Leaving behind my jailer, I revel in the smell of dusty horses and
leather, the silken softness of cats fur and dew-soaked mornings spent
wrapped in a blanket on the veranda, gazing out over the farm with
steaming coffee warming my fingertips. I live my life as a fugitive,
trading in a new currency of smiles and rationality I am rewarded
two-fold by the lit up gaze and benevolent grins I receive in return.
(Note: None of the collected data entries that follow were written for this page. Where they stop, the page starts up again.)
template <class T> struct DBuf {
	T* p = nullptr; size_t cap = 0;
	cudaError_t ensure(size_t n) {
		if(n <= cap) return cudaSuccess;
		if(p) cudaFree(p);
		p = nullptr; cap = 0;
		size_t want = n + n / 8 + 16;
		cudaError_t e = cudaMalloc((void**)&p, want * sizeof(T));
		if(e == cudaSuccess) cap = want;
		return e;
	}
	void release() { if(p) cudaFree(p); p = nullptr; cap = 0; }
};
template <class T> struct HBuf {
	T* p = nullptr; size_t cap = 0;
// ... 106 lines not shown
			uint64_t* f2 = nullptr; const uint64_t nf = h.ftab_len - 1;
			CKX(cudaMalloc((void**)&f2, nf * 16));
			ix->dptrs.push_back(f2); ix->device_bytes += nf * 16;
			k_build_ftab2<<<(unsigned)((nf + 255) / 256), 256>>>(v, nf, f2);
			CKX(cudaDeviceSynchronize());
			v.rank16 = r16; v.ftab2 = f2;
			ix->tables.rank16_bytes = (nb + 1) * 64; ix->tables.ftab2_bytes = nf * 16;
			cudaFree((void*)v.sides);
			ix->dptrs.erase(std::find(ix->dptrs.begin(), ix->dptrs.end(), (void*)v.sides));
			ix->device_bytes -= h.num_sides * h.side_sz; v.sides = nullptr;
			size_t free_b = 0, total_b = 0; cudaMemGetInfo(&free_b, &total_b);
			double head_gb = 12.0; { const char* e = getenv("CFB_HBM_HEADROOM_GB"); if(e) head_gb = atof(e); }
			const uint64_t headroom = std::min<uint64_t>((uint64_t)(head_gb * 1073741824.0), free_b / 2);
			auto budget = [&]() -> uint64_t { size_t f = 0, t = 0; cudaMemGetInfo(&f, &t); return f > headroom ? f - headroom : 0; };
			{
				const char* ed = getenv("CFB_FTABD");
				const bool death = !(ed && ed[0] == '0');
				int K = 0;
				{ const char* e = getenv("CFB_FTABK"); if(e) K = atoi(e); else { K = h.ftab_chars; while(K < 15 && (4ull << (2 * K)) <= h.len / 4) K++; } }
				while(K > h.ftab_chars && (16ull << (2 * K)) > budget() / 2) K--;
				if(K <= h.ftab_chars || K > 16) K = death ? h.ftab_chars : 0;
				const uint64_t nk = K ? 1ull << (2 * K) : 0;
				if(K && h.len + 1 < (1ull << 40) && nk * 16 <= budget()) {
					ulonglong2* fk = nullptr;
					CKX(cudaMalloc((void**)&fk, nk * 16));
					ix->dptrs.push_back(fk); ix->device_bytes += nk * 16;
					k_build_ftabk<<<(unsigned)((nk + 127) / 128), 128>>>(v, K, nk, death, fk);
					CKX(cudaDeviceSynchronize());
					v.ftabk = (const uint64_t*)fk; v.ftabk_chars = K; v.ftabd_chars = death ? K + 3 : 0;
					ix->tables.ftabk_bytes = nk * 16; ix->tables.ftabk_chars = K; ix->tables.ftabd_chars = v.ftabd_chars;
				}
			}
			{
				const char* e = (flags & CFB_LOAD_NO_RESOLVE_TABLE) ? "0" : getenv("CFB_RESOLVE_TABLE");
				const uint64_t nrows = h.len + 1, esz = h.wide_sample ? 4 : 2;
				if(!(e && e[0] == '0') && nrows * esz + 16 <= budget()) {
					void* tab = nullptr; unsigned long long* sc = nullptr;
					CKX(cudaMalloc(&tab, nrows * esz + 16)); CKX(cudaMalloc((void**)&sc, 16));
					ix->dptrs.push_back(tab); ix->device_bytes += nrows * esz;
					const unsigned long long init[2] = {0ull, (unsigned long long)nrows};
					CKX(cudaMemcpy(sc, init, 16, cudaMemcpyHostToDevice));
					ResolveArgs ra; ra.v = v; ra.rows = nullptr; ra.ids = h.wide_sample ? (uint32_t*)tab : nullptr; ra.ids16 = h.wide_sample ? nullptr : (uint16_t*)tab;
					ra.total = (const uint64_t*)(sc + 1); ra.rows_cap = nrows; ra.task_ctr = sc; ra.chunk = 256; ra.ctr = nullptr;
					int occ = 1; cudaOccupancyMaxActiveBlocksPerMultiprocessor(&occ, k_resolve_c<false, true>, kSearchThreads, 0);
					k_resolve_c<false, true><<<prop.multiProcessorCount * std::max(occ, 1), kSearchThreads>>>(ra);
					CKX(cudaDeviceSynchronize());
					cudaFree(sc);
					if(h.wide_sample) v.rtab32 = (const uint32_t*)tab; else v.rtab16 = (const uint16_t*)tab;
					ix->tables.resolve_table_bytes = nrows * esz; ix->tables.resolve_entry_bytes = (int32_t)esz;
				}
			}
			{
				const char* e = (flags & CFB_LOAD_NO_WALK8) ? "0" : getenv("CFB_WALK8");
				const uint64_t nrows = h.len + 1;
				uint64_t cover = std::min<uint64_t>(nrows, budget() / 8);
				{ const char* f = getenv("CFB_WALK8_ROWS"); if(f) cover = std::min<uint64_t>(nrows, strtoull(f, NULL, 10)); }
				if(!(e && e[0] == '0') && nrows < (1ull << 40) && cover >= nrows / 8 && cover > 0) {
					void* tab = nullptr;
					CKX(cudaMalloc(&tab, cover * 8 + 16));
					ix->dptrs.push_back(tab); ix->device_bytes += cover * 8;
					int occ = 1; cudaOccupancyMaxActiveBlocksPerMultiprocessor(&occ, k_build_walk8, kSearchThreads, 0);
					k_build_walk8<<<prop.multiProcessorCount * std::max(occ, 1) * 4, kSearchThreads>>>(v, cover, (uint64_t*)tab);
					CKX(cudaDeviceSynchronize());
					v.walk8 = (const uint64_t*)tab; v.walk8_rows = cover;
					ix->tables.walk8_bytes = cover * 8; ix->tables.walk8_rows = cover;
				}
			}
		}
		{ size_t fb = 0, tb = 0; cudaMemGetInfo(&fb, &tb); ix->tables.total_bytes = ix->device_bytes; ix->tables.free_bytes_after_load = fb; }
		std::vector<uint8_t>().swap(ix->h.sides);
	}
	*out = ix;
	return CFB_OK;
}
#undef CKX
extern "C" int cfb_index_load(const char* basename, int device, cfb_index** out) { return cfb_index_load_ex(basename, device, 0u, out); }
extern "C" void cfb_index_free(cfb_index* ix) {
	if(!ix) return;
	if(ix->device >= 0) { cudaSetDevice(ix->device); for(size_t i = 0; i < ix->dptrs.size(); i++) cudaFree(ix->dptrs[i]); }
	delete ix;
}
extern "C" int cfb_index_get_info(const cfb_index* ix, cfb_index_info* o) {
	if(!ix || !o) return fail(CFB_EINVAL, "null argument");
	const HostIndex& h = ix->h;
	o->len = h.len; o->num_sides = h.num_sides; o->n_seqs = h.seq_taxid.size(); o->n_tax_nodes = h.nodes.size();
	o->n_boundaries = h.brow.size(); o->line_rate = h.line_rate; o->off_rate = h.off_rate; o->ftab_chars = h.ftab_chars;
	o->sample_bytes = h.wide_sample ? 4 : 2; o->compressed = h.compressed ? 1 : 0; o->device = ix->device; o->device_bytes = ix->device_bytes;
	return CFB_OK;
}
extern "C" int cfb_index_get_tables(const cfb_index* ix, cfb_index_tables* o) {
	if(!ix || !o) return fail(CFB_EINVAL, "null argument");
	*o = ix->tables;
	return CFB_OK;
}
extern "C" const char* cfb_index_seq_name(const cfb_index* ix, uint32_t s) { return (ix && s < ix->h.seq_name.size()) ? ix->h.seq_name[s].c_str() : NULL; }
extern "C" uint64_t cfb_index_seq_taxid(const cfb_index* ix, uint32_t s) { return (ix && s < ix->h.seq_taxid.size()) ? ix->h.seq_taxid[s] : 0; }
extern "C" int cfb_index_tax_node(const cfb_index* ix, uint64_t taxid, uint64_t* parent, int* rank, int* leaf) {
	const TaxNode* n = ix ? ix->h.find_node(taxid) : NULL;
	if(!n) return 0;
	if(parent) *parent = n->parent; if(rank) *rank = n->rank; if(leaf) *leaf = n->leaf;
	return 1;
}
extern "C" const cfb::HostIndex* cfb_index_host(const cfb_index* ix) { return ix ? &ix->h : NULL; }
extern "C" int cfb_index_node_taxids(const cfb_index* ix, uint64_t* out, uint64_t cap) {
	if(!ix || !out || cap < ix->h.nodes.size()) return fail(CFB_EINVAL, "cfb_index_node_taxids: buffer too small");
	for(size_t i = 0; i < ix->h.nodes.size(); i++) out[i] = ix->h.nodes[i].taxid;
	return CFB_OK;
}
extern "C" void cfb_params_default(cfb_params* p) {
	if(!p) return;
	memset(p, 0, sizeof *p); p->khits = 5; p->min_hitlen = 22; p->tree_traverse = 1; p->class_rank_slot = 0;
}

All the while I remain wary of my captor, lurking in my minds shadows,
waiting for me to slip and fall. My jailor, the one that has pursued me,
the one that has haunted me has a name, yet no body, a motive but no
soul. My tormentor is depression. Some people think that depression
numbs the mind, makes the rhythm of life flow in slow motion, but my
life became punctuated by constant thought. Although I didn’t wear an
orange jumpsuit, my mind was a cell and I occupied my time there marking
my faults like chalk strokes on the wall and peering through the bars. I
attempted to read the consciousness of others and procure what they
thought of me. How they judged. Constantly seeking the purpose in
everything, I found value in nothing. Unless something was a means to an
end, I found it pointless –fun was the first thing to go, overtaken by a
lethargic desire to simply ‘exist’ in a world that was no longer mine
but devoid of control. Like breaking stones in the prison yard, everyday
tasks chiseled away at my resolve and even minor criticisms shattered my
will like a sledgehammer. Sleep became an elusive prize, a battle won
only by exhaustion. Each toss and turn made morning an occasion greeted
by relief followed shortly after by the realization of another day
ahead. I awoke like a dog, exited by the return of his owner, only to
watch him walk away. I remember climbing out my bedroom window night
after night, tip-toeing my way down the path through a maze of pots and
rogue tree limbs and hazily pushing my weary body through the wires of
the back fence. A low whinny acknowledged my presence as I slid in my
headphones and shuffled into position on my horses broad back. Falling
off was nothing compared to the pain of being trapped in my razor-wired
mind so there I sat, the repetitive pulse of the music drowning out my
thoughts with only the moon to gaze down on us. He became my sole
confidante, never judging, never telling, only bobbing his head
occasionally to pick at the grass or shaking his mane as if to shake me
out of my turmoil. Climbing back into bed, the seconds turned to hours,
the fluorescent glow of my alarm clock mocking me as each minute flicked
by as a rearrangement of green bars on blackened screen. Such had become
my life –minutes past marking out tasks endured and taking precedence
over joys to come. I trudged on, trapped in the dreary monotony of daily
life. An empty shell, sucked dry of the colour and vibrancy it once
contained only to be replaced by the harsh purple shadows beneath my
eyes and grey cloud looming overhead. Coffee became as valuable to me as
liquid gold, a faithful mainstay allowing me to function just well
enough to divert suspicion that all was not well in my world. I had
become a master of falsified emotions, going through the motions of
social niceties. In a caffeinated daze, I would nod when prompted,
mutter hurried responses to queries and on occasion, force my lips into
a submissive smile. My eyes gave me away. No amount of concealer or
coats of mascara could erase the shadows beneath them or weary glaze,
even so, meeting the gaze of another proved my most difficult obstacle.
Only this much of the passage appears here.